Currently, the energy consumed by AI computing power is only a small part of data centers. If the energy consumed by AI computing power accounts for 10% of human energy consumption, then there may be a need for 100 times the current energy consumption of AI chips, which far exceeds the manufacturing capacity of all chip manufacturers like TSMC.

So, someone might ask, making chips with $7 trillion, can the AI trained create $7 trillion in value? If you think AI is just creating the next mobile internet, then you’re thinking too small.

The real value of AGI lies in creating new forms of life, creating more efficient ways to convert energy into intelligence.

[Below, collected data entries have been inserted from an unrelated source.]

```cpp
KernelFn scp_persist16_kernel(int D, int apb) {
  if (D == 2 && apb == 16) return cg1_persist16_kernel<2, 16>;
  if (D == 2 && apb == 8) return cg1_persist16_kernel<2, 8>;
  if (D == 3 && apb == 8) return cg1_persist16_kernel<3, 8>;
  return nullptr;
}
```

### ba-path-planning_amd/csrc/scp_qp_persist_device.h

```cpp
#pragma once
#include "scp_qp_device.h"

#if defined(__HIP_DEVICE_COMPILE__) && !defined(__gfx950__)
#error "scp_qp_persist_device.h: the persistent ADMM kernels' hand-offs are written for gfx950 only"
#endif

namespace scp_persist {
using namespace scpdev;

typedef unsigned long long u64;
constexpr unsigned SPIN_LIMIT = 1u << 20;

struct PersistArgs {
  int K, N, nblk, ent_cap;
  int it0, max_iter, check_every, rho_interval;
  int cad0, check_fine;
  double fine_ratio;
  int64_t C;
  double rho, rho_c, rho_eq, alpha, h;
  double eps_abs, eps_rel, eps_prim_inf, rho_tol;
  double jerk_lo, jerk_hi, acc_lo, acc_hi, vel_lo, vel_hi, pmin[3], pmax[3];
  const double* states;
  int first_step;
  int spin_sleep;
  const double* pMinv;
  const double* pT;
  const double *lf, *uf;
  double *zf, *yf, *fx, *x, *Qx, *dyf;
  u64* cells;
  u64* gpart;
  u64* gcheck;
  unsigned* give_up;
  const int *cell_ptr, *ent_code, *w_k, *w_i, *w_j;
  const double *w_eta, *w_l;
  double *zc, *yc, *dyc, *gval;
  unsigned* host_status;
  double* host_scal;
  u64* host_flag;
  u64 seq;
  unsigned epoch0;
  double rho_col_scale;
  double* host_rho;
  int n_tab;
  struct RhoSlot {
    double rho;
    const double* pMinv;
    const double* pT;
  } tab[SCP_KKT_SLOTS_MAX];
};

typedef void (*KernelFn)(PersistArgs);

enum { EXIT_SOLVED = 1, EXIT_GAVE_UP = 2, EXIT_MAX_ITER = 3, EXIT_INFEASIBLE = 4, EXIT_RHO = 5, EXIT_OVERFLOW = 6 };
constexpr int NCHK = 9;
constexpr int CK_RP = 0, CK_NAX = 1, CK_NZ = 2, CK_RD = 3, CK_NPX = 4, CK_NATY = 5, CK_NDY = 6, CK_SUPP = 7, CK_NATDY = 8;

typedef unsigned int u32x4 __attribute__((ext_vector_type(4)));
__device__ inline void st_granules(u64* g, unsigned tag, double v) {
  const u32x4 w = {(unsigned)__double2loint(v), tag, (unsigned)__double2hiint(v), tag};
  asm volatile("global_store_dwordx4 %0, %1, off sc1\n\ts_nop 1" ::"v"(g), "v"(w) : "memory");
}
__device__ inline u32x4 ld_pair(const u64* g) {
  u32x4 w;
  asm volatile("global_load_dwordx4 %0, %1, off sc1\n\ts_waitcnt vmcnt(0)" : "=v"(w) : "v"(g) : "memory");
  return w;
}
template <int D>
__device__ inline void ld_cell(const u64* g, u32x4 (&w)[D]) {
  if (D == 2) {
    asm volatile("global_load_dwordx4 %0, %2, off sc1\n\tglobal_load_dwordx4 %1, %2, off offset:16 sc1\n\ts_waitcnt vmcnt(0)"
                 : "=&v"(w[0]), "=&v"(w[1])
                 : "v"(g)
                 : "memory");
  } else {
#pragma unroll
    for (int d = 0; d < D; ++d) w[d] = ld_pair(g + 2 * d);
  }
}
__device__ inline void spin_nap(int n) {
  for (int i = 0; i < n; ++i) __builtin_amdgcn_s_sleep(1);
}
__device__ inline bool pair_ok(const u32x4& w, unsigned tag) { return w[1] == tag && w[3] == tag; }
__device__ inline double pair_value(const u32x4& w) { return __hiloint2double((int)w[2], (int)w[0]); }


template <int D>
__device__ __forceinline__ bool wait_cell(const PersistArgs& A, const u64* g, unsigned tag, unsigned& spins, u32x4 (&w)[D]) {
  for (;;) {
    ld_cell<D>(g, w);
    bool here = true;
#pragma unroll
    for (int d = 0; d < D; ++d) here = here && pair_ok(w[d], tag);
    if (here) return true;
    if (++spins > SPIN_LIMIT ||
        ((spins & 255u) == 0u && __hip_atomic_load(A.give_up, __ATOMIC_RELAXED, __HIP_MEMORY_SCOPE_AGENT) != 0u))
      return false;
    spin_nap(A.spin_sleep);
  }
}

__device__ __forceinline__ void raise_give_up(const PersistArgs& A, int& fail_s) {
  __hip_atomic_store(A.give_up, 1u, __ATOMIC_RELAXED, __HIP_MEMORY_SCOPE_AGENT);
  fail_s = 1;
}

template <int APB>
__device__ __forceinline__ void publish_partials(const double (&red)[NCHK][APB], int n, unsigned sum_mask, u64* dst,
                                                 unsigned tag) {
  if (threadIdx.x < n) {
    const int j = threadIdx.x;
    double t = 0.0;
#pragma unroll
    for (int w = 0; w < APB; ++w) t = (sum_mask >> j) & 1u ? t + red[j][w] : fmax(t, red[j][w]);
    st_granules(dst + 2 * j, tag, t);
  }
}

template <int NT>
__device__ __forceinline__ void gather_pairs(const PersistArgs& A, const u64* buf, int n, unsigned tag, double* out,
                                             int& fail_s) {
  unsigned spins = 0;
  bool bad = false;
  for (int q = threadIdx.x; q < n; q += NT) {
    u32x4 w[1];
    if (!wait_cell<1>(A, buf + 2 * q, tag, spins, w)) {
      bad = true;
      break;
    }
    out[q] = pair_value(w[0]);
  }
  if (bad) raise_give_up(A, fail_s);
}

__device__ __forceinline__ double step_length(const double* gp, int nblk, double rho_c) {
  double vr = 0.0, vs = 0.0;
  for (int b = threadIdx.x & 63; b < nblk; b += 64) {
    vr += gp[2 * b];
    vs += gp[2 * b + 1];
  }
  const double rzt = read_lane(wave_incl_sum(vr), 63);
  const double sqt = read_lane(wave_incl_sum(vs), 63);
  const double pHp = rzt + rho_c * sqt;
  return (pHp > 0.0 && rzt != 0.0) ? rzt / pHp : 0.0;
}

__device__ __forceinline__ void reduce_checks(const double* gck, int nblk, double (&chk)[NCHK]) {
#pragma unroll
  for (int j = 0; j < NCHK; ++j) {
    double v = 0.0;
    for (int b = threadIdx.x & 63; b < nblk; b += 64) v = j == CK_SUPP ? v + gck[b * NCHK + j] : fmax(v, gck[b * NCHK + j]);
    chk[j] = read_lane(j == CK_SUPP ? wave_incl_sum(v) : wave_max_nn(v), 63);
  }
}
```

Currently, the human brain achieves a level of intelligence greater than a 10 kilowatt 8-card H100 inference server with less than 30W of power. But I believe, as large models and chip technology progress, silicon-based life will definitely have higher energy efficiency than carbon-based life. In this universe with limited energy, AGI not only may use energy more efficiently, spreading intelligence throughout the universe in the form of information more conveniently, but also may find the key to completely solving the energy problem. To create silicon-based life, AGI must be a world model, able to interact with the real world, and continuously enhance intelligence through autonomous learning.

Sora, This Familiar Name

Seeing the name Sora, it feels very familiar, MSRA’s software radio project is also called Sora, Sora means “sky” in Japanese. At that time, this project had a machine-translated Chinese webpage, which even translated Sora into “Sora Aoi”.

MSRA's Sora software radio project

MSRA’s 12th floor had a Sora Lab, filled with various software radio experimental equipment. The senior brother who worked on wireless reminded us, when entering the Sora Lab, never to mess with the antennas on the table, as if disturbed, it would take at least a few days to a week to readjust those antennas. Sometimes, when the space in the Sora Lab was not enough, they had to temporarily use the 12th floor’s large conference room for software radio experiments, and those who have stayed at MSRA should be very familiar with this large conference room.

Adjusting software radio Sora in MSRA's large conference room

Sora was the most advanced software radio platform at the time, and it had a significant impact, with many universities and research institutions using Sora for software radio research. My advisor, Bo Tan, even gave me a book he wrote, “Cognitive Software Radio Systems—Principles and Experiments”, which is about Sora.

I hope the name Sora can bring us a vast sky, spreading the seeds of civilization to every shining star in the sky.